▶ **Work order**
From the entries, copy each line that includes "bundle".

### Record extracts ###

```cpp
template <int M, bool FAST, bool WS = false, bool LP = false, int COARSE = 0>
__global__ __launch_bounds__(kBlock) void semantic_flat_kernel(SemArgs ak, const SemTile* __restrict__ tiles,
                                                               const PairConst* __restrict__ pcs,
                                                               unsigned long long* __restrict__ dmask,
                                                               double* __restrict__ cost_partial,
                                                               double* __restrict__ r_out,
                                                               int32_t* __restrict__ status_out,
                                                               double* __restrict__ J_out, int write_samples) {
  __shared__ double sred[kBlock / 64];
  __shared__ float spal[LP ? 256 : 1];
  const SemTile t = tiles[blockIdx.x];
  const PairConst* __restrict__ P = pcs + t.pair;
  const SemArgs a = with_pair(ak, P);
  const int tid = threadIdx.x, lane = tid & 63;
  const bool active = tid < (int)t.count;
  const int64_t n = (int64_t)t.start + tid;
  const float2* dl2 = a.dl + P->roff;
  const double* K2 = P->K2;
  double cost = 0.0;
  bool deferred = false;
  if constexpr (LP) {
    static_assert(kBlock >= 256, "one palette entry per thread");
    spal[tid] = a.pal[tid];
    __syncthreads();
  }
  if (active) {
    const SemSample smp = a.samples[n];
    Centre c;
    double rot[3];
    unit_quat_rotate(P->uqi, smp.pc1, rot);
    c.pw[0] = rot[0] + P->ti[0];
    c.pw[1] = rot[1] + P->ti[1];
    c.pw[2] = rot[2] + P->ti[2];
    double rot2[3];
    unit_quat_rotate(P->u2, c.pw, rot2);
    c.p2[0] = rot2[0] + P->t2[0];
    c.p2[1] = rot2[1] + P->t2[1];
    c.p2[2] = rot2[2] + P->t2[2];
    c.mag = fabs(smp.pc1[0]) + fabs(smp.pc1[1]) + fabs(smp.pc1[2]) + fabs(P->t1[0]) + fabs(P->t1[1]) +
            fabs(P->t1[2]) + fabs(c.pw[0]) + fabs(c.pw[1]) + fabs(c.pw[2]) + fabs(P->t2[0]) + fabs(P->t2[1]) +
            fabs(P->t2[2]);
    c.w[0] = smp.pc1[0] - P->t1[0];
    c.w[1] = smp.pc1[1] - P->t1[1];
    c.w[2] = smp.pc1[2] - P->t1[2];
    const double u2 = c.p2[0] / c.p2[2];
    const double v2 = c.p2[1] / c.p2[2];
    double x2, y2;
    world_to_image<M>(K2, u2, v2, &x2, &y2);
    const int cpx = cast_to_int_x86(round(x2));
    const int cpy = cast_to_int_x86(round(y2));
    const bool cin = !(cpx < 0 || cpx >= a.W || cpy < 0 || cpy >= a.H);
    FlatBox fb;
    const bool cand = COARSE == 3   ? flat_box_coarse<M, false, true>(P, c, K2, u2, v2, x2, y2, fb)
                      : COARSE == 2 ? flat_box_coarse<M, true>(P, c, K2, u2, v2, x2, y2, fb)
                      : COARSE == 1 ? flat_box_coarse<M>(P, c, K2, u2, v2, x2, y2, fb)
                                    : flat_box<M>(P, c, K2, fb);
    bool decided = false;
    bool resolved = false;
    if constexpr (LP) {
      if (cand && fb.x0 >= 0 && fb.y0 >= 0 && fb.x0 + fb.ncol <= a.W && fb.y0 + fb.nrow <= a.H && cpx >= fb.x0 &&
          cpx < fb.x0 + fb.ncol && cpy >= fb.y0 && cpy < fb.y0 + fb.nrow) {
        const float2 dr = a.dtile[P->toff + (size_t)(fb.y0 >> 3) * a.TW + (fb.x0 >> 3)];
        const uint8_t* lp = a.lab8 + P->roff + (size_t)fb.y0 * a.W + fb.x0;
        const uint8_t lc = lp[(size_t)(cpy - fb.y0) * a.W + (cpx - fb.x0)];
        uint8_t L[9];
#pragma unroll
        for (int q = 0; q < 9; ++q) L[q] = (q % 3 < fb.ncol && q / 3 < fb.nrow) ? lp[(size_t)(q / 3) * a.W + q % 3] : lc;
        const int side = tile_depth_side(a, fb, dr, c.p2[2], c.mag);
        if (side == 2) {
          c.st = MI_BA_INVALID_DEPTH;
          c.r = 0.0;
          decided = resolved = true;
        } else if (side == 1) {
          c.st = MI_BA_VALID;
          c.r = (smp.label1 == spal[lc]) ? 0.0 : 1.0;
          bool flat = true;
#pragma unroll
          for (int q = 0; q < 9; ++q) flat = flat && ((smp.label1 == spal[L[q]]) ? 0.0 : 1.0) == c.r;
          resolved = true;
          decided = flat;
          deferred = !flat;
        }
      }
    }
    if constexpr (WS) {
      if (!resolved && cand && fb.x0 >= 0 && fb.y0 >= 0 && fb.x0 + 2 < a.W && fb.y0 + 2 < a.H) {
        const float4 w = a.wsum[P->roff + (size_t)fb.y0 * a.W + fb.x0];
        decided = resolved = window_decides(a, fb, w, c.p2[2], c.mag, smp.label1, &c.st, &c.r);
      }
    }
    if (!resolved && cand &&
        (fb.x0 + fb.ncol <= 0 || fb.x0 >= a.W || fb.y0 + fb.nrow <= 0 || fb.y0 >= a.H)) {
      c.st = MI_BA_OUT_OF_BOUNDS;
      c.r = 0.0;
      decided = resolved = true;
    }
    if (!resolved) {
      const float2 sc = dl2[cin ? cpy * a.W + cpx : 0];
      float2 s[9];
#pragma unroll
      for (int q = 0; q < 9; ++q) s[q] = dl2[flat_index(a, fb, cand, q)];
      if (!cin) {
        c.st = MI_BA_OUT_OF_BOUNDS;
        c.r = 0.0;
      } else if (fabs((double)sc.x - c.p2[2]) > a.threshold) {
        c.st = MI_BA_INVALID_DEPTH;
        c.r = 0.0;
      } else {
        c.st = MI_BA_VALID;
        c.r = (smp.label1 == sc.y) ? 0.0 : 1.0;
      }
      deferred = !(cand && flat_check(a, fb, s, c.p2[2], c.mag, smp.label1, c.r));
    }
    double rho[3];
    loss_eval(a.loss_type, a.loss_scale, c.r * c.r, rho);
    cost = 0.5 * (a.weight * rho[0]);
    if (write_samples) {
      r_out[n] = c.r;
      status_out[n] = c.st + ((write_samples & 2) && deferred ? 0x1000 : 0) + ((write_samples & 4) && decided ? 0x4000 : 0);
      if (!deferred) {
        double2* jo = reinterpret_cast<double2*>(J_out + 12 * n);
#pragma unroll
        for (int m = 0; m < 6; ++m) jo[m] = make_double2(0.0, 0.0);
      }
    }
  }
  const unsigned long long bal = __ballot(deferred);
  if (lane == 0) dmask[(size_t)blockIdx.x * (kBlock / 64) + (tid >> 6)] = bal;
  double v = cost;
  for (int off = 32; off > 0; off >>= 1) v += __shfl_xor(v, off, 64);
  if (lane == 0) sred[tid >> 6] = v;
  __syncthreads();
  if (tid == 0) {
    double s = 0.0;
#pragma unroll
    for (int w = 0; w < kBlock / 64; ++w) s += sred[w];
    cost_partial[blockIdx.x] = s;
  }
}

template <int M, bool FAST, int NB, bool BOX = false, int WPE = 1>
__global__ __launch_bounds__(64, WPE) void semantic_deferred_kernel(SemArgs ak, const uint2* __restrict__ chunks,
                                                              const uint32_t* __restrict__ ccount,
                                                              const PairConst* __restrict__ pcs,
                                                              const uint32_t* __restrict__ pair_cnt,
                                                              const uint32_t* __restrict__ dlist,
                                                              const uint32_t* __restrict__ pair_chunk0,
                                                              double* __restrict__ cpart,
                                                              double* __restrict__ J_out, int write_samples,
                                                              int32_t* __restrict__ status_out = nullptr) {
  __shared__ double sJ[64 * kSemRow];
  __shared__ float2 sbox[BOX ? 64 * 9 : 1];
  const uint32_t nch = ccount ? *ccount : blockIdx.x + 1;
  const uint32_t stride = ccount ? gridDim.x : 1u;
  for (uint32_t ci = blockIdx.x; ci < nch; ci += stride) {
  const uint2 ch = chunks[ci];
  const uint32_t cnt = pair_cnt[ch.x];
  if (ch.y >= cnt) continue;
  const PairConst* __restrict__ P = pcs + ch.x;
  const SemArgs a = with_pair(ak, P);
  const int lane = threadIdx.x;
  const uint32_t k = ch.y + lane;
  const uint32_t pstart = a.pairs[ch.x].start;
  const float2* dl2 = a.dl + P->roff;
  const double* K2 = P->K2;
  double rowv[kSemRow];
#pragma unroll
  for (int q = 0; q < kSemRow; ++q) rowv[q] = 0.0;
  if (k < cnt) {
    const int64_t n = (int64_t)pstart + dlist[pstart + k];
    const SemSample smp = a.samples[n];
    Centre c;
// ... 1015 lines not shown
```

Measured before the change: 18.93 billion.

## Streamline flat-pixel classifier with precomputed pair bounds and fast approximate math

The per-sample centre projection now uses the precomputed composite rotation C as a single matvec, plus hardware reciprocal with one Newton step and a float sqrt upper bound, instead of two quaternion rotations and exact division. Per-pair stencil bounds and camera-magnitude terms are hoisted into PairConst. The bound routine is merged into one templated function with widened safety margins. Samples near rounding or threshold boundaries fall back to the exact reference path, which trades fewer FLOPs per sample for extra branches and more code.

```diff
diff --git a/semantic-bundle-adjustment-colmap_amd/csrc/semantic.hip b/semantic-bundle-adjustment-colmap_amd/csrc/semantic.hip
--- a/semantic-bundle-adjustment-colmap_amd/csrc/semantic.hip
+++ b/semantic-bundle-adjustment-colmap_amd/csrc/semantic.hip
@@ -224,6 +224,61 @@
   }
 }
 
+template <int M>
+__device__ __forceinline__ void image_point_jac_fma(const double* K, double u, double v, double* x, double* y,
+                                                    double A[4], double* r2o) {
+#pragma clang fp contract(fast)
+  const double u2 = u * u, v2 = v * v, r2 = u2 + v2;
+  *r2o = r2;
+  if constexpr (M == kSimplePinhole) {
+    *x = K[0] * u + K[1];
+    *y = K[0] * v + K[2];
+    A[0] = A[3] = K[0];
+    A[1] = A[2] = 0.0;
+  } else if constexpr (M == kPinhole) {
+    *x = K[0] * u + K[2];
+    *y = K[1] * v + K[3];
+    A[0] = K[0];
+    A[3] = K[1];
+    A[1] = A[2] = 0.0;
+  } else if constexpr (M == kSimpleRadial || M == kRadial) {
+    const double f = K[0];
+    double rad = K[3] * r2, g = 2.0 * K[3];
+    if constexpr (M == kRadial) {
+      rad = rad + K[4] * r2 * r2;
+      g = g + 4.0 * K[4] * r2;
+    }
+    *x = f * (u + u * rad) + K[1];
+    *y = f * (v + v * rad) + K[2];
+    const double guv = g * u * v;
+    A[0] = f * (1.0 + rad + g * u2);
+    A[1] = A[2] = f * guv;
+    A[3] = f * (1.0 + rad + g * v2);
+  } else {
+    const double k1 = K[4], k2 = K[5], p1 = K[6], p2 = K[7];
+    const double uv = u * v;
+    const double rad = r2 * (k1 + k2 * r2);
+    const double g = 2.0 * k1 + 4.0 * k2 * r2;
+    const double tp = 2.0 * (p1 * u + p2 * v);
+    *x = K[0] * (u + u * rad + 2.0 * p1 * uv + p2 * (r2 + 2.0 * u2)) + K[2];
+    *y = K[1] * (v + v * rad + 2.0 * p2 * uv + p1 * (r2 + 2.0 * v2)) + K[3];
+    const double off = g * uv + tp;
+    A[0] = K[0] * (1.0 + rad + g * u2 + 2.0 * p1 * v + 6.0 * p2 * u);
+    A[1] = K[0] * off;
+    A[2] = K[1] * off;
+    A[3] = K[1] * (1.0 + rad + g * v2 + 2.0 * p2 * u + 6.0 * p1 * v);
+  }
+}
+
+__device__ __forceinline__ double rcp_newton1(double x) {
+  const double r = __builtin_amdgcn_rcp(x);
+  return fma(r, fma(-x, r, 1.0), r);
+}
+
+__device__ __forceinline__ double sqrt_upper(double s) {
+  return fma((double)__builtin_amdgcn_sqrtf((float)s), 1.0 + 1e-6, 1e-18);
+}
+
 __device__ inline void matvec3_t_fma(const double* A, double v0, double v1, double v2, const double* t,
                                      double pp[3]) {
 #pragma clang fp contract(fast)
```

###

▶ **Final answer**
diff --git a/semantic-bundle-adjustment-colmap_amd/csrc/semantic.hip b/semantic-bundle-adjustment-colmap_amd/csrc/semantic.hip
--- a/semantic-bundle-adjustment-colmap_amd/csrc/semantic.hip
+++ b/semantic-bundle-adjustment-colmap_amd/csrc/semantic.hip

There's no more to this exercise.